Black-eyed peas are a staple in Southern cuisine, known for their creamy texture and ability to absorb rich flavors. This simple recipe yields a hearty and comforting dish perfect for any occasion.
Ingredients:
- 1 pound dried black-eyed peas
- 6 cups water
- 1 medium onion, chopped
- 2 cloves garlic, minced
- 2 tablespoons olive oil
- 1 smoked ham hock or 1 cup diced ham
- 1 teaspoon salt
- 1/2 teaspoon black pepper
- 1/2 teaspoon smoked paprika
- 1 bay leaf
Instructions:
- Rinse and sort the black-eyed peas, removing any debris or damaged beans.
- In a large pot, heat olive oil over medium heat. Add the onion and garlic, sautéing until softened, about 5 minutes.
- Add the black-eyed peas, water, ham hock (or diced ham), salt, pepper, smoked paprika, and bay leaf to the pot. Stir to combine.
- Bring to a boil, then reduce the heat to low. Cover and simmer for 1.5 to 2 hours, stirring occasionally, until the peas are tender.

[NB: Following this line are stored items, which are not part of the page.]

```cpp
int fail(ftte_ctx *c, int code, const std::string &msg)
{
    if (c) c->err = msg;
    else g_create_error = msg;
    return code;
}

int fold_status(int rc)
{
    return rc == 1 ? FTTE_ERR_PHI : rc == 2 ? FTTE_ERR_THETA : FTTE_ERR_DOMINANT_AXIS;
}

}


extern "C" {

// ... 33 lines not shown
    (void)hipSetDevice(c->device);
    if (c->stream) (void)hipStreamSynchronize(c->stream);
    for (int l = 0; l < 3; ++l) {
        if (c->kappa[l]) (void)hipFree(c->kappa[l]);
        if (c->kappa_tiled[l]) (void)hipFree(c->kappa_tiled[l]);
        if (c->emis[l]) (void)hipFree(c->emis[l]);
        for (int s = 0; s < kMaxAcc; ++s) if (c->acc[l][s]) (void)hipFree(c->acc[l][s]);
    }
    if (c->d_bdeps) (void)hipFree(c->d_bdeps);
    if (c->d_bdone) (void)hipFree(c->d_bdone);
    if (c->d_bqueue) (void)hipFree(c->d_bqueue);
    if (c->d_bsync) (void)hipFree(c->d_bsync);
    if (c->h_berror) (void)hipHostFree(c->h_berror);
    if (c->d_blayers) (void)hipFree(c->d_blayers);
    if (c->d_bgroups) (void)hipFree(c->d_bgroups);
    if (c->d_btasks) (void)hipFree(c->d_btasks);
    if (c->d_faces) (void)hipFree(c->d_faces);
    if (c->d_layers) (void)hipFree(c->d_layers);
    if (c->d_items) (void)hipFree(c->d_items);
    if (c->d_uvb) (void)hipFree(c->d_uvb);
    free_forests(c);
    free_hybrid(c);
    if (c->d_leaf_of_base) (void)hipFree(c->d_leaf_of_base);
    for (int l = 0; l < 3; ++l) if (c->base_kappa[l]) (void)hipFree(c->base_kappa[l]);
    for (int l = 0; l < 3; ++l) if (c->base_emis[l]) (void)hipFree(c->base_emis[l]);
    for (int l = 0; l < 3; ++l) {
        if (c->fine_kappa[l]) (void)hipFree(c->fine_kappa[l]);
        if (c->fine_emis[l]) (void)hipFree(c->fine_emis[l]);
        for (int a = 0; a < kMaxAcc; ++a) if (c->fine_acc[l][a]) (void)hipFree(c->fine_acc[l][a]);
    }
    if (c->amr_Iout) (void)hipFree(c->amr_Iout);
    if (c->amr_mean) (void)hipFree(c->amr_mean);
    if (c->d_amr_dirs) (void)hipFree(c->d_amr_dirs);
    if (c->d_amr_tables) (void)hipFree(c->d_amr_tables);
    if (c->amr_kappa) (void)hipFree(c->amr_kappa);
    if (c->amr_emis) (void)hipFree(c->amr_emis);
    if (c->merge_stream) (void)hipStreamDestroy(c->merge_stream);
    if (c->ev_layout_done) (void)hipEventDestroy(c->ev_layout_done);
    if (c->ev_merge_done) (void)hipEventDestroy(c->ev_merge_done);
    if (c->ev_layouts_ready) (void)hipEventDestroy(c->ev_layouts_ready);
    if (c->ev_sweep_done) (void)hipEventDestroy(c->ev_sweep_done);
    for (auto &q : c->lane_stream) (void)hipStreamDestroy(q);
    for (auto &e : c->pipe_up) (void)hipEventDestroy(e);
    for (auto &e : c->lane_done) (void)hipEventDestroy(e);
    if (c->ev_fork) (void)hipEventDestroy(c->ev_fork);
    for (auto &e : c->ev_combine) if (e) (void)hipEventDestroy(e);
    if (c->host_J_dev) (void)hipFree(c->host_J_dev);
    for (int q = 0; q < 2; ++q) {
        if (c->stage[q]) (void)hipHostFree(c->stage[q]);
        if (c->stage_ev[q]) (void)hipEventDestroy(c->stage_ev[q]);
    }
    for (auto &r : c->registered) (void)hipHostUnregister((void *)r.base);
    c->point.release();
    c->drop_chem_grid();
    if (c->chem_k) (void)hipFree(c->chem_k);
    if (c->chem_counters) (void)hipFree(c->chem_counters);
    if (c->chem_mass) (void)hipFree(c->chem_mass);
    for (auto &t : c->timing) {
        (void)hipEventDestroy(t.start); (void)hipEventDestroy(t.stop);
// ... 77 lines not shown
    if ((rc = upload(c, c->kappa[0], kappa, sizeof(double) * nnu * c->ncell))) return rc;
    c->nnu = nnu;
    c->kappa_ready[0] = true; c->kappa_ready[1] = c->kappa_ready[2] = c->kappa_ready[3] = false;
    ++c->n_kappa_sets;
    return FTTE_OK;
}

int ftte_set_opacity_device(ftte_ctx *c, int nnu, const double *kappa_dev)
{
    int rc = check_ready(c, false);
    if (rc) return rc;
    if (nnu < 1 || !kappa_dev) return fail(c, FTTE_ERR_ARG, "ftte_set_opacity_device: bad argument");
    FTTE_HIP(c, hipSetDevice(c->device));
    if ((rc = wait_sweep(c))) return rc;
    if ((rc = ensure_kappa(c, nnu))) return rc;
    const bool all_three = !c->use_forest && c->kappa[1] && c->kappa[2] && c->kappa_ready[1] && c->kappa_ready[2] && c->nnu == nnu && !c->tiled_opt;
    if (all_three) {
        if (launch_set_layouts(kappa_dev, c->kappa[0], c->kappa[1], c->kappa[2], c->n, nnu, (long)c->ncell, c->stream))
            return fail(c, FTTE_ERR_NO_DEVICE, "layout kernel launch failed");
    } else FTTE_HIP(c, hipMemcpyAsync(c->kappa[0], kappa_dev, sizeof(double) * nnu * c->ncell, hipMemcpyDeviceToDevice, c->stream));
    FTTE_HIP(c, hipStreamSynchronize(c->stream));
    c->nnu = nnu;
    c->kappa_ready[0] = true; c->kappa_ready[1] = c->kappa_ready[2] = all_three; c->kappa_ready[3] = false;
    ++c->n_kappa_sets;
    return FTTE_OK;
}

int ftte_set_species(ftte_ctx *c, int nnu, const double *HI, const double *HeI, const double *HeII, const double *beta)
{
    int rc = check_ready(c, false);
    if (rc) return rc;
    if (nnu < 1 || !HI || !HeI || !HeII || !beta) return fail(c, FTTE_ERR_ARG, "ftte_set_species: bad argument");
    FTTE_HIP(c, hipSetDevice(c->device));
    if ((rc = wait_sweep(c))) return rc;
    FTTE_HIP(c, hipStreamSynchronize(c->stream));
    if ((rc = ensure_kappa(c, nnu))) return rc;
    double *tmp = nullptr;
    const size_t nc = (size_t)c->ncell;
// ... 97 lines not shown
    } else if (!std::strcmp(key, "atomic_acc")) {
        if (value < 0 || value > 1) return fail(c, FTTE_ERR_ARG, "atomic_acc must be 0 or 1");
        c->atomic_acc = value;
    } else if (!std::strcmp(key, "ablate")) {
        if (value < 0 || value > 63) return fail(c, FTTE_ERR_ARG, "ablate is a mask of 6 bits");
        c->ablate = value;
    } else if (!std::strcmp(key, "forest_fuse")) {
        if (value < 0 || value > (1 << 24)) return fail(c, FTTE_ERR_ARG, "forest_fuse must be 0 (a launch per level) .. 16777216");
        c->forest_fuse = value;
    } else if (!std::strcmp(key, "queue_mix")) {
        if (value < 0 || value > 2) return fail(c, FTTE_ERR_ARG, "queue_mix must be 0, 1 or 2");
        c->queue_mix = value;
    } else if (!std::strcmp(key, "dataflow")) {
        if (value < 0 || value > 3) return fail(c, FTTE_ERR_ARG, "dataflow must be 0 (a launch per stage), 1 (one launch, bricks wait for each other), 2 (the same with write-through stores) or 3 (persistent workgroups, a task queue per XCD)");
        c->dataflow = value;
    } else if (!std::strcmp(key, "lanes")) {
        if (value < 1 || value > 16) return fail(c, FTTE_ERR_ARG, "lanes (streams the brick sweep spreads its frequency groups over) must be 1..16");
        c->lanes = value;
    } else if (!std::strcmp(key, "team")) {
        if (value < -1 || value > 2 || value == 1) return fail(c, FTTE_ERR_ARG, "team must be -1 (by the number of frequency groups: 2 up to four, else 0), 0 (one wavefront sweeps a group's directions in turn) or 2 (two wavefronts per brick, four rows each); 1 (a wavefront per direction) lost everywhere and is gone");
        c->team = value;
    } else if (!std::strcmp(key, "tiled")) {
        if (value < 0 || value > 2) return fail(c, FTTE_ERR_ARG, "tiled must be 0 (default), 1 (bricks: opacities and accumulators stored brick by brick where the grid is made of whole bricks: a brick's layer in one piece) or 2 (the whole brick in one piece)");
        c->tiled_opt = value;
    } else if (!std::strcmp(key, "pair_waves")) {
        if (value < 2 || value > 4) return fail(c, FTTE_ERR_ARG, "pair_waves (workgroups of two wavefronts per SIMD the pair kernel is built for) must be 2..4");
        c->pair_waves = value;
    } else if (!std::strcmp(key, "share")) {
        if (value < 0 || value > 2) return fail(c, FTTE_ERR_ARG, "share (groups sharing a J accumulator) must be 0 (none), 1 (passes of one izone) or 2 (and izone pairs)");
        c->share = value;
// ... 113 lines not shown
    if (!std::strcmp(name, "grid_builds")) return c->n_grid_builds;
    if (!std::strcmp(name, "plan_builds")) return c->n_plan_builds;
    if (!std::strcmp(name, "forest_builds")) return c->n_forest_builds;
    if (!std::strcmp(name, "hybrid_boxes")) return (c->hplan.valid && c->hplan.worthwhile) ? c->hplan.most_boxes : 0;
    if (!std::strcmp(name, "hybrid_passes")) return (c->hplan.valid && c->hplan.worthwhile) ? c->hplan.npass : 0;
    if (!std::strcmp(name, "fine_block")) return (c->hplan.valid && c->hplan.worthwhile && c->hplan.fine.active) ? c->hplan.fine.n : 0;
    if (!std::strcmp(name, "brick_form")) return c->last_brick_form;
    if (!std::strcmp(name, "brick_dataflow")) return c->last_brick_dataflow;
    if (!std::strcmp(name, "brick_chunk")) return c->bplan.valid ? c->bplan.chunk : 0;
    if (!std::strcmp(name, "brick_queue_mix")) return (c->bplan.valid && c->bplan.persistent) ? c->bplan.qmix : -1;
    if (!std::strcmp(name, "brick_groups")) return c->bplan.valid ? (long long)c->bplan.groups.size() : 0;
    if (!std::strcmp(name, "brick_accumulators")) return c->bplan.valid ? c->bplan.nacc[0] + c->bplan.nacc[1] + c->bplan.nacc[2] : 0;
    if (!std::strcmp(name, "brick_accumulators_0")) return c->bplan.valid ? c->bplan.nacc[0] : 0;
    if (!std::strcmp(name, "brick_accumulators_1")) return c->bplan.valid ? c->bplan.nacc[1] : 0;
    if (!std::strcmp(name, "brick_accumulators_2")) return c->bplan.valid ? c->bplan.nacc[2] : 0;
    return -1;
}

int ftte_launch_count(const ftte_ctx *c) { return !c ? 0 : c->multi ? multi_first(c)->timing_used : c->timing_used; }

int ftte_launch_info(ftte_ctx *c, int idx, double *ms, int64_t *updates)
{
    if (c && c->multi) return ftte_launch_info(multi_first(c), idx, ms, updates);
    if (!c || idx < 0 || idx >= c->timing_used) return FTTE_ERR_ARG;
    float t = 0.f;
    const LaunchTiming &T = c->timing[idx];
    if (T.lanes > 0) {
        float begin = 0.f, end = 0.f;
        for (int l = 0; l < T.lanes; ++l) {
            float b = 0.f, e = 0.f;
// ... 571 lines not shown
```

radiativetransfer_amd/csrc/ftte_context.h:

```cpp
#pragma once

#include <hip/hip_runtime_api.h>

#include <algorithm>
#include <cmath>
#include <cstdio>
#include <cstring>
#include <functional>
#include <string>
#include <vector>

#include <thread>

#include "../../include/ftte.h"
#include "ftte_amr.h"
#include "ftte_geometry.h"
#include "ftte_internal.h"
#include "ftte_kernels.h"
#include "ftte_point.h"


namespace ftte {


// ... 46 lines not shown
    std::vector<int32_t> deps;
    bool persistent = false;
    int qnnu = 0, nq = 0, qmix = 0;
    std::vector<uint32_t> queue;
    uint32_t qoff[kBrickQueues] = {}, qlen[kBrickQueues] = {};
    int64_t qload[kBrickQueues] = {};
    int ut = kBrickRows, uw = 0;
    int64_t uqface_off = 0;
    int nslot = 2;
    int glanes = 1, nstages = 0;
    std::vector<size_t> stage_off;
    int64_t updates = 0;
    int ntu = 0, ntv = 0, nti = 0, up = 0, vp = 0, max_dirs = 0;
    int64_t face_elems = 0, vface_off = 0, iface_off = 0;
    int nacc[3] = {0, 0, 0};
};

struct LaunchTiming {
    hipEvent_t start = nullptr, stop = nullptr;
    int64_t updates = 0;
    std::vector<hipEvent_t> first, last;
    int lanes = 0;
};


}

using namespace ftte;


// ... 74 lines not shown
        uint8_t *active = nullptr;
        std::vector<int64_t> depth_off;
        double w = 0;
    };
    std::vector<ForestDev> forests;
    std::vector<double> forest_key;
    AmrDirRec *d_amr_dirs = nullptr; size_t d_amr_dirs_cap = 0;
    int64_t *d_amr_tables = nullptr; size_t d_amr_tables_cap = 0;
    double *amr_Iout = nullptr, *amr_mean = nullptr;
    double *amr_kappa = nullptr, *amr_emis = nullptr;
    size_t amr_kappa_cap = 0, amr_emis_cap = 0;
    size_t amr_scratch_cap = 0;

    hipStream_t merge_stream = nullptr;
    hipEvent_t ev_layout_done = nullptr, ev_merge_done = nullptr, ev_layouts_ready = nullptr;
    hipEvent_t ev_sweep_done = nullptr;
    bool sweep_pending = false;

    int hybrid = 1;
    int hybrid_slots = 1;
    int use_graph = 0;
    int forest_batch = 0;
    int hybrid_lanes = 1;
    int halves = 3;
    static constexpr int kMaxPipes = 4;
    hipEvent_t ev_combine[kMaxPipes] = {nullptr, nullptr, nullptr, nullptr};
    struct HybridPlan {
        bool valid = false, worthwhile = false;
        std::vector<double> key;
        BrickPlan bricks;
// ... 188 lines not shown
```

radiativetransfer_amd/csrc/ftte_internal.h:

```cpp
#pragma once
#include <cstdint>

#include "ftte_math.h"

namespace ftte {

enum RayClass : int {
    RC_ONE = 0,
    RC_TWO_U = 1,
    RC_TWO_V = 2,
    RC_THREE_U = 3,
    RC_THREE_V = 4,
    RC_THREE_U_SWAP = 5,
    RC_THREE_V_SWAP = 6
};

struct LayerRec {
    double dpath[3];
    int32_t info;
    int32_t drift;
};
static_assert(sizeof(LayerRec) == 32, "LayerRec must be 32 bytes");

struct DirRec {
// ... 6 lines not shown
    int32_t u_lo, v_lo;
    int32_t first;
    double w;
};

struct WorkItem {
    int16_t slot;
    int16_t tu, tv;
    int16_t i_first, i_last;
    int16_t pad;
};
static_assert(sizeof(WorkItem) == 12, "WorkItem must be 12 bytes");

constexpr int kMaxSlots = 16;
constexpr int kMaxAcc = 32;

struct LaunchRec {
    DirRec dir[kMaxSlots];
    const WorkItem *items;
    const double *uvb;
    int64_t group_stride;
    int32_t n;
    int32_t nitems;
    int32_t nnu;
    int32_t emit;
    ftte_consts math;
};

constexpr int kBrickRows = 8;
constexpr int kBrickDeps = 6;
// ... 169 lines not shown
```

radiativetransfer_amd/csrc/ftte_kernels.h:

```cpp
#pragma once
#include <hip/hip_runtime_api.h>

#include "ftte_internal.h"

namespace ftte {

void set_lds_pad(int bytes);
int lds_pad();
int launch_sweep(const LaunchRec &L, int rows, int waves, int stack, int nnu, hipStream_t stream);
int launch_brick(const BrickLaunch &L, int max_dirs, int waves, hipStream_t stream, bool masked = false, int persistent = 0);
int launch_xcc_census(unsigned *mask_dev, hipStream_t stream);
int launch_brick_pair(const BrickLaunch &L, int max_dirs, int waves, hipStream_t stream);
int launch_to_layout(int layout, const double *src, double *dst, int n, int nnu, long group_stride, hipStream_t stream, bool tiled = false, int tchunk = 0);
int launch_set_layouts(const double *src, double *dst0, double *dst1, double *dst2, int n, int nnu, long group_stride, hipStream_t stream);
int launch_merge(const double *const *acc, const int *layout, int count, double *J, int n, int nnu, long group_stride,
                 bool accumulate, hipStream_t stream, const int32_t *leaf_of_base = nullptr, long j_stride = 0, bool tiled = false, int tchunk = 0);
int launch_sum_parts(const double *const *parts, int nparts, double *out, long count, hipStream_t stream);
int launch_base_cells(const double *leaf_values, const int32_t *leaf_of_base, double *base_values, long nbase, long ncell, int nnu,
                      hipStream_t stream);
int launch_amr_export(const AmrLevelRec &A, int64_t most_exports, hipStream_t stream);
int launch_amr_fine_import(const AmrLevelRec &A, int64_t most_imports, hipStream_t stream);
int launch_opacity(const double *HI, const double *HeI, const double *HeII, const double *beta, double *kappa, long ncell,
                   int nnu, hipStream_t stream);

int launch_cell_major(const double *src, double *dst, long ncell, int nnu, hipStream_t stream, const int32_t *cells = nullptr, long count = 0);
int launch_amr_level(const AmrLevelRec &A, hipStream_t stream);
int launch_amr_levels(const AmrLevelRec &A, const int64_t *tables, int ndepth, hipStream_t stream);
int launch_amr_combine(const AmrLevelRec &A, double *J, bool zero_first, hipStream_t stream);

int launch_rate_table(const FreqBin *bins, int nbins, double *tables, double *logtab, hipStream_t stream);
int launch_rate_lookup(const double *logtab, int dust, int nsample, const double *tau, double *out, hipStream_t stream);
// ... 16 lines not shown
```

radiativetransfer_amd/csrc/ftte_kernels.hip:

```cpp
#include <hip/hip_runtime.h>

#include "ftte_internal.h"
#include "ftte_kernels.h"
#include "ftte_math.h"

namespace ftte {

using gcbyte = const __attribute__((address_space(1))) char;
using gbyte = __attribute__((address_space(1))) char;
using gcdouble = const __attribute__((address_space(1))) double;
using gdouble = __attribute__((address_space(1))) double;

__device__ __forceinline__ double from_lane_below(double x)
{
    int lo = __double2loint(x), hi = __double2hiint(x);
    lo = __builtin_amdgcn_update_dpp(lo, lo, 0x138, 0xf, 0xf, false);
    hi = __builtin_amdgcn_update_dpp(hi, hi, 0x138, 0xf, 0xf, false);
    return __hiloint2double(hi, lo);
}

__device__ __forceinline__ int clampi(int x, int lo, int hi) { return x < lo ? lo : (x > hi ? hi : x); }

__device__ __forceinline__ int uniform(int x) { return __builtin_amdgcn_readfirstlane(x); }
__device__ __forceinline__ long uniform(long x)
// ... 331 lines not shown

__global__ void __launch_bounds__(256) set_layouts_kernel(const double *__restrict__ src, double *__restrict__ dst0, double *__restrict__ dst1,
                                                          double *__restrict__ dst2, int n, long group_stride)
{
    __shared__ double tile[32][33];
    const long g = blockIdx.z / n;
    const int ic = blockIdx.z % n;
    const int j0 = blockIdx.y * 32, k0 = blockIdx.x * 32;
    const int tx = threadIdx.x & 31, ty = threadIdx.x >> 5;
    const long base = g * group_stride;
    for (int r = ty; r < 32; r += 8)
        if (j0 + r < n && k0 + tx < n) {
            const double v = src[base + ((long)ic * n + j0 + r) * n + k0 + tx];
            tile[r][tx] = v;
            dst0[base + ((long)ic * n + j0 + r) * n + k0 + tx] = v;
            dst1[base + ((long)(j0 + r) * n + ic) * n + k0 + tx] = v;
        }
    __syncthreads();
    for (int r = ty; r < 32; r += 8)
        if (k0 + r < n && j0 + tx < n) dst2[base + ((long)(k0 + r) * n + ic) * n + j0 + tx] = tile[tx][r];
}
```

- Remove the ham hock, shred the meat, and return it to the pot. Discard the bone and bay leaf.
- Adjust seasoning to taste and serve warm.
Notes:
- For a vegetarian version, omit the ham hock and use vegetable broth instead of water.

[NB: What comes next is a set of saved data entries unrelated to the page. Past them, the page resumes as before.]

+            r_start -= r_start >= cnt ? cnt : 0;
+            r_end = s_start;
+            if (r_end < r_start) r_end += cnt;
+            stack[0].start = r_start; stack[0].end = r_end;
+            stack[1].start = s_start; stack[1].end = s_end;
+            top = 2;
+        }
+    }
+    int guard = 4 * cnt + 16;
+    while (__ballot(top > 0)) {
+        bool on = top > 0;
+        if (on && --guard < 0) {
+            result = DP_MAX_OUT + 1;
+            top = 0;
+            on = false;
+        }
+        const int t = on ? top - 1 : 0;
+        s_start = on ? stack[t].start : 0;
+        s_end = on ? stack[t].end : 0;
+        const int e = s_end >= cnt ? s_end - cnt : s_end;
+        const int b = s_start >= cnt ? s_start - cnt : s_start;
+        const unsigned ep = src[e], bp = src[b];
+        const int ex = px_of(ep), ey = py_of(ep);
+        sx = px_of(bp);
+        sy = py_of(bp);
+        const int dx = ex - sx, dy = ey - sy;
+        const bool wide = s_end > s_start + 1;
+        const int hi = wide ? s_end : 0;
+        unsigned best = 0;
+        for (int i0 = s_start + 1 + gl; i0 < hi; i0 += 64) {
+#pragma unroll
+            for (int u = 0; u < 4; u++) {
+                const int i = i0 + 16 * u;
+                const bool valid = i < hi;
+                const int q = i >= cnt ? i - cnt : i;
+                const unsigned p = src[valid ? q : 0];
+                int d = (py_of(p) - sy) * dx - (px_of(p) - sx) * dy;
+                d = d < 0 ? -d : d;
+                const unsigned key = (valid && d) ? ((unsigned)d << 11) | (~(unsigned)i & 0x7ffu) : 0u;
+                best = key > best ? key : best;
+            }
+        }
+        best = row_max_u32(best);
+        const int max_dist = (int)(best >> 11);
+        if (best) r_start = (int)(~best & 0x7ffu);
+        le_eps = !wide || (double)max_dist * max_dist <= (double)eps * ((double)dx * dx + (double)dy * dy);
+        if (on) {
+            if (le_eps) {
+                if (new_count >= DP_MAX_OUT) {
+                    result = DP_MAX_OUT + 1;
+                    top = 0;
+                } else {
+                    dst[2 * new_count] = sx;
+                    dst[2 * new_count + 1] = sy;
+                    new_count++;
+                    top = t;
+                }
+            } else {
+                r_end = s_end;
+                s_end = r_start;
+                if (new_count + t + 2 > DP_MAX_OUT) {
+                    result = DP_MAX_OUT + 1;
+                    top = 0;
+                } else {
+                    stack[t].start = r_start; stack[t].end = r_end;
+                    stack[t + 1].start = s_start; stack[t + 1].end = s_end;
+                    top = t + 2;
+                }
+            }
+        }
+    }
+    if (result < 0) {
+        const int n = new_count;
+        int r = n - 1;
+        sx = dst[2 * r];
+        sy = dst[2 * r + 1];
+        if (++r >= n) r = 0;
+        int wpos = r;
+        int px = dst[2 * r], py = dst[2 * r + 1];
+        if (++r >= n) r = 0;
+        for (int i = 0; i < n && new_count > 2; i++) {
+            const int ex = dst[2 * r], ey = dst[2 * r + 1];
+            if (++r >= n) r = 0;
+            const int dx = ex - sx, dy = ey - sy;
+            int dist = (px - sx) * dy - (py - sy) * dx;
+            dist = dist < 0 ? -dist : dist;
+            if ((double)dist * dist <= 0.5 * eps * (dx * dx + dy * dy) && dx != 0 && dy != 0) {
+                new_count--;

- Soaking the peas overnight can reduce cooking time by about 30 minutes.
Equipment:
– Large pot
Time:
Prep time: 10 minutes
Cooking time: 1 hour 30 minutes to 2 hours
Cuisine:
Southern, American
Serving:
6–8 servings
Nutrition
Black-eyed peas are a nutritious legume, rich in protein, fiber, and essential vitamins. Here’s the nutritional breakdown per serving (1 cup cooked):
| Calories | Protein (g) | Carbohydrates (g) | Fiber (g) | Fat (g) | Sodium (mg) | Calcium (mg) | Iron (mg) | Vitamin C (mg) |
|---|---|---|---|---|---|---|---|---|
| 198 | 13.2 | 35.6 | 11.1 | 0.9 | 4 | 211 | 4.28 | 0.4 |
What To Serve With It
I love serving my homemade black eyed peas with savory side dishes that bring out their rich flavor, like collard greens or cornbread. If I’m feeling fancy, I’ll pair them with smoked sausage or crispy fried chicken for a meal that’s hearty and satisfying. Trust me, these combos make every bite even better!
Savory Side Dishes
When it comes to pairing side dishes with homemade black-eyed peas, I love balancing their rich, hearty flavor with something fresh or slightly tangy. A crisp, vinegar-based coleslaw cuts through the creaminess perfectly, while buttery cornbread soaks up every last drop. For greens, I go for sautéed collards with a splash of hot sauce or a simple kale salad with lemon dressing. Roasted sweet potatoes add a touch of sweetness, and pickled okra brings a fun, crunchy contrast. Don’t forget a bowl of fluffy rice—it’s the ultimate comfort pairing. Each bite feels like a cozy, satisfying hug!
Perfect Pairings
Now that we’ve covered some savory side dishes, let’s talk about perfect pairings for black-eyed peas. I love serving them with cornbread—its crumbly sweetness balances the savory peas so well. For a Southern vibe, pair them with collard greens or fried okra, adding a bit of crunch and earthiness. If you’re feeling adventurous, try them with smoked sausage or ham hocks for a hearty, smoky flavor. Don’t forget rice! Steamed or seasoned, it soaks up all that delicious juice. And for a lighter option, fresh pickles or a tangy slaw add a revitalizing contrast. Trust me, these combos make every bite better!